Large scale, and equipment dispersion (such as ATM AH cash counter AH, etc.), acquisition system requirements to be timely and can not be omitted
can be in accordance with the size of the yuan, do hash value or reversal (because the crown may be continuous, some of the number of banknotes will be stored together, can not effectively slice the data storage, sometimes resulting in access to hot spots, so need to change the crown size to do Rowkey)
Requirements
Timely and reliable, fast retrieval and storage, and better scalability

Because it involves multi-device acquisition input, you can solve the problem with Flume+hbase
The reason to choose HBase is that the application is very simple, just a simple query, with HBase is enough
can refer to the Cloudera Open Source log collection system

Summarize

HBase often needs to be used in conjunction with other systems
To avoid creating access hotspots (especially to avoid direct adoption of time as Rowkey), break the serial number

Hadoop-hbase Case Study-hadoop Learning notes < two >

Contact Us

The content source of this page is from Internet, which doesn't represent Alibaba Cloud's opinion; products and services mentioned on that page don't have any relationship with Alibaba Cloud. If the content of the page makes you feel confusing, please write us an email, we will handle the problem within 5 days after receiving your email.
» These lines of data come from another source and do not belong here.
+  auto load_item = [&](int w, int st) {
+    const int h = w % a.heads, b = w / a.heads;
+    uint8_t* sq = smem + st * BwdSmem::STAGE;
+    mbar_arrive_expect_tx(&bars[st], 4 * TILE_B);
+    tma_load_3d(sq, &tm.q, &bars[st], h * HD, 0, b);
+    tma_load_3d(sq + TILE_B, &tm.k, &bars[st], h * HD, 0, b);
+    tma_load_3d(sq + 2 * TILE_B, &tm.v, &bars[st], h * HD, 0, b);
+    tma_load_3d(sq + 3 * TILE_B, &tm.o, &bars[st], h * HD, 0, b);
+  };
+  auto store_bias_part = [&](int w) {
+    if (a.dbias_part != nullptr && tid < 3 * HD) {
+      const int h = w % a.heads, b = w / a.heads, o = tid >> 6, c = tid & 63;
+      a.dbias_part[static_cast<size_t>(b) * 3 * a.heads * HD + o * a.heads * HD + h * HD + c] = staged_colsum(sdQ + o * TILE_B, c);
+    }
+  };
 
   if (tid == 0) {
     tma_prefetch_desc(&tm.q);
     tma_prefetch_desc(&tm.k);
     tma_prefetch_desc(&tm.v);
     tma_prefetch_desc(&tm.o);
-    mbar_init(bar_in, 1);
+    mbar_init(&bars[0], 1);
+    mbar_init(&bars[1], 1);
     fence_mbar_init();
   }
   __syncthreads();
   pdl_wait();
-  if (tid == 0) {
-    mbar_arrive_expect_tx(bar_in, 4 * TILE_B);
-    tma_load_3d(sQ, &tm.q, bar_in, h * HD, 0, b);
-    tma_load_3d(sK, &tm.k, bar_in, h * HD, 0, b);
-    tma_load_3d(sV, &tm.v, bar_in, h * HD, 0, b);
-    tma_load_3d(sdO, &tm.o, bar_in, h * HD, 0, b);
-  }
-
+  if (tid == 0) load_item(blockIdx.x, 0);
+
+  const uint64_t dseed = drop_seed(a.drop);
   const int row[2] = {wg * 64 + f.fr, wg * 64 + f.fr + 8};
-  uint32_t mw[2][4];
-  uint64_t row_elem0[2];
-  float lse2[2];
-  bool row_ok[2];
-#pragma unroll
-  for (int hh = 0; hh < 2; ++hh) {
-    load_mask_words(a, b, row[hh], mw[hh]);
-    row_elem0[hh] = ((static_cast<uint64_t>(b) * a.heads + h) * a.Lq + min(row[hh], a.Lq - 1)) * TL;
-    row_ok[hh] = row[hh] < a.Lq;
-    lse2[hh] = row_ok[hh] ? a.lse[(static_cast<size_t>(b) * a.heads + h) * a.Lq + row[hh]] * LOG2E : 0.f;
-  }
-  uint32_t kw[2][4];
-  attn_keep_words(a.drop, drop_seed(a.drop), row_elem0, kw);
-
-  float s[64], dp[64];
-  mbar_wait(bar_in, 0);
-  {
-    const uint32_t q0 = smem_u32(sQ) + wg * 8192, k0 = smem_u32(sK), do0 = smem_u32(sdO) + wg * 8192, v0 = smem_u32(sV);
-    wgmma_fence();
-#pragma unroll
-    for (int k = 0; k < HD / 16; ++k)
-      wgmma_m64n128k16_ss<0, 0>(s, wgmma_desc_sw128(q0 + k * 32, 16, 1024), wgmma_desc_sw128(k0 + k * 32, 16, 1024), k > 0 ? 1u : 0u);
-#pragma unroll
-    for (int k = 0; k < HD / 16; ++k)
-      wgmma_m64n128k16_ss<0, 0>(dp, wgmma_desc_sw128(do0 + k * 32, 16, 1024), wgmma_desc_sw128(v0 + k * 32, 16, 1024), k > 0 ? 1u : 0u);
-    wgmma_commit();
-    wgmma_wait<0>();
-    reg_fence(s);
-    reg_fence(dp);
-  }
-  float delta[2] = {0.f, 0.f};
-#pragma unroll
-  for (int i = 0; i < 64; ++i) {
-    const int hh = (i >> 1) & 1, col = 8 * (i >> 2) + f.fc + (i & 1);
-    const float p = row_ok[hh] ? fast_ex2(score(s[i], mw[hh], col, a.Lkv) - lse2[hh]) : 0.f;
-    const bool kp = (kw[hh][col >> 5] >> (col & 31)) & 1u;
-    const float dpm = kp ? dp[i] * a.drop.scale : 0.f;
-    delta[hh] = fmaf(p, dpm, delta[hh]);
-    s[i] = p;
-    dp[i] = dpm;
-  }
-  delta[0] = quad_sum(delta[0]);
-  delta[1] = quad_sum(delta[1]);
-  uint32_t dsa[8][4];
-#pragma unroll
-  for (int i = 0; i < 64; i += 2) {
-    const int hh = (i >> 1) & 1, col = 8 * (i >> 2) + f.fc;
-    const uint32_t keep = kw[hh][col >> 5] >> (col & 31);
-    const float p0 = (keep & 1u) ? s[i] * a.drop.scale : 0.f, p1 = (keep & 2u) ? s[i + 1] * a.drop.scale : 0.f;
-    sw_write_pair(sPD + (col >> 6) * TILE_B, row[hh], col & 63, pack_bf16x2(p0, p1));
-    dsa[i >> 3][(i >> 1) & 3] = pack_bf16x2(s[i] * (dp[i] - delta[hh]) * 0.125f, s[i + 1] * (dp[i + 1] - delta[hh]) * 0.125f);
-  }
-  fence_proxy_async_smem();
-  __syncthreads();
-
-  float dv[32];
-  {
-    const uint32_t p0 = smem_u32(sPD) + wg * TILE_B, do0 = smem_u32(sdO);
-    wgmma_fence();
-#pragma unroll
-    for (int k = 0; k < TL / 16; ++k)
-      wgmma_m64n64k16_ss<1, 1>(dv, wgmma_desc_sw128(p0 + k * 2048, 8192, 1024), wgmma_desc_sw128(do0 + k * 2048, 8192, 1024), k > 0 ? 1u : 0u);
-    wgmma_commit();
-    wgmma_wait<0>();
-    reg_fence(dv);
-  }
-  __syncthreads();
-#pragma unroll
-  for (int c = 0; c < 8; ++c)
-#pragma unroll
-    for (int e = 0; e < 4; ++e) {
-      const int hh = e & 1, col = 16 * c + 8 * (e >> 1) + f.fc;
-      sw_write_pair(sPD + (col >> 6) * TILE_B, row[hh], col & 63, dsa[c][e]);
-    }
-  fence_proxy_async_smem();
-  __syncthreads();
-
-  float dk[32], dq[32];
-  {
-    const uint32_t p0 = smem_u32(sPD) + wg * TILE_B, q0 = smem_u32(sQ), k0 = smem_u32(sK);
-    wgmma_fence();
-#pragma unroll
-    for (int k = 0; k < TL / 16; ++k)
-      wgmma_m64n64k16_ss<1, 1>(dk, wgmma_desc_sw128(p0 + k * 2048, 8192, 1024), wgmma_desc_sw128(q0 + k * 2048, 8192, 1024), k > 0 ? 1u : 0u);
-#pragma unroll
-    for (int k = 0; k < TL / 16; ++k) wgmma_m64n64k16_rs<1>(dq, dsa[k], wgmma_desc_sw128(k0 + k * 2048, 8192, 1024), k > 0 ? 1u : 0u);
-    wgmma_commit();
-    wgmma_wait<0>();
-    reg_fence(dk);
-    reg_fence(dq);
-  }
-  __syncthreads();
-#pragma unroll
-  for (int i = 0; i < 32; i += 2) {
-    const int r = wg * 64 + f.fr + 8 * ((i >> 1) & 1), col = 8 * (i >> 2) + f.fc;
-    sw_write_pair(sQ, r, col, pack_bf16x2(dq[i], dq[i + 1]));
-    sw_write_pair(sK, r, col, pack_bf16x2(dk[i], dk[i + 1]));
-    sw_write_pair(sV, r, col, pack_bf16x2(dv[i], dv[i + 1]));
-  }
-  fence_proxy_async_smem();
-  __syncthreads();
-  if (tid == 0) {
-    tma_store_3d(&tm.dq, sQ, h * HD, 0, b);
-    tma_store_3d(&tm.dk, sK, h * HD, 0, b);
-    tma_store_3d(&tm.dv, sV, h * HD, 0, b);
-    tma_store_commit();
-  }
-  if (a.dbias_part != nullptr && tid < 192) {
-    const int o = tid >> 6, c = tid & 63;
-    const uint8_t* stg = (o == 0) ? sQ : (o == 1 ? sK : sV);
-    float acc = 0.f;
-#pragma unroll 8
-    for (int r = 0; r < TL; ++r)
-      acc += __bfloat162float(*reinterpret_cast<const __nv_bfloat16*>(stg + r * 128 + (((c >> 3) ^ (r & 7)) << 4) + (c & 7) * 2));
-    a.dbias_part[static_cast<size_t>(b) * 3 * a.heads * HD + o * a.heads * HD + h * HD + c] = acc;
-  }
+  const int lim = a.Lkv - f.fc;
+  BwdRows nxt;
+  load_bwd_rows(a, dseed, blockIdx.x, row, nxt);
+  int it = 0, prev = -1;
+  for (int w = blockIdx.x; w < items; prev = w, w += gridDim.x, ++it) {
+    const int st = it & 1;
+    const int h = w % a.heads, b = w / a.heads;
+    const bool more = w + static_cast<int>(gridDim.x) < items;
+    uint8_t* sQ = smem + st * BwdSmem::STAGE;
+    uint8_t* sK = sQ + TILE_B;
+    uint8_t* sV = sQ + 2 * TILE_B;
+    uint8_t* sdO = sQ + 3 * TILE_B;
+    if (tid == 0 && more) load_item(w + gridDim.x, st ^ 1);
+
+    const BwdRows cur = nxt;
+    uint32_t kw[2][4];
+    attn_keep_share(cur.keep, kw);
+    frag_shift(kw[0], f.fc);
+    frag_shift(kw[1], f.fc);
+
+    float s[64], dp[64];
+    mbar_wait(&bars[st], (it >> 1) & 1);
+    {
+      const uint32_t q0 = smem_u32(sQ) + wg * 8192, k0 = smem_u32(sK), do0 = smem_u32(sdO) + wg * 8192, v0 = smem_u32(sV);
+      wgmma_fence();
+#pragma unroll
+      for (int k = 0; k < HD / 16; ++k)
+        wgmma_m64n128k16_ss<0, 0>(s, wgmma_desc_sw128(q0 + k * 32, 16, 1024), wgmma_desc_sw128(k0 + k * 32, 16, 1024), k > 0 ? 1u : 0u);
+#pragma unroll
+      for (int k = 0; k < HD / 16; ++k)
+        wgmma_m64n128k16_ss<0, 0>(dp, wgmma_desc_sw128(do0 + k * 32, 16, 1024), wgmma_desc_sw128(v0 + k * 32, 16, 1024), k > 0 ? 1u : 0u);
+      wgmma_commit();
+      if (prev >= 0) store_bias_part(prev);
+      wgmma_wait<0>();
+      reg_fence(s);
+      reg_fence(dp);
+    }
+    float delta[2] = {0.f, 0.f};
+#pragma unroll
+    for (int i = 0; i < 64; ++i) {
+      const int hh = (i >> 1) & 1;
+      const float p = fast_ex2(score_bit(s[i], frag_bit(cur.mw[hh], i), 8 * (i >> 2) + (i & 1) < lim) - cur.lse2[hh]);
+      const float dpm = frag_bit(kw[hh], i) ? dp[i] * a.drop.scale : 0.f;
+      delta[hh] = fmaf(p, dpm, delta[hh]);
+      s[i] = p;
+      dp[i] = dpm;
+    }
+    delta[0] = quad_sum(delta[0]);
+    delta[1] = quad_sum(delta[1]);
+    uint32_t dsa[8][4];
+#pragma unroll
+    for (int i = 0; i < 64; i += 2) {
+      const int hh = (i >> 1) & 1, col = 8 * (i >> 2) + f.fc;
+      const float p0 = frag_bit(kw[hh], i) ? s[i] * a.drop.scale : 0.f, p1 = frag_bit(kw[hh], i + 1) ? s[i + 1] * a.drop.scale : 0.f;
+      sw_write_pair(sPD + (col >> 6) * TILE_B, row[hh], col & 63, pack_bf16x2(p0, p1));
+      dsa[i >> 3][(i >> 1) & 3] = pack_bf16x2(s[i] * (dp[i] - delta[hh]) * 0.125f, s[i + 1] * (dp[i + 1] - delta[hh]) * 0.125f);
+    }
+    fence_proxy_async_smem();
+    __syncthreads();
+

If you find any instances of plagiarism from the community, please send an email to: info-contact@alibabacloud.com and provide relevant evidence. A staff member will contact you within 5 working days.

A Free Trial That Lets You Build Big!

Start building with 50+ products and up to 12 months usage for Elastic Compute Service

  • Sales Support

    1 on 1 presale consultation

  • After-Sales Support

    24/7 Technical Support 6 Free Tickets per Quarter Faster Response

  • Alibaba Cloud offers highly flexible support services tailored to meet your exact needs.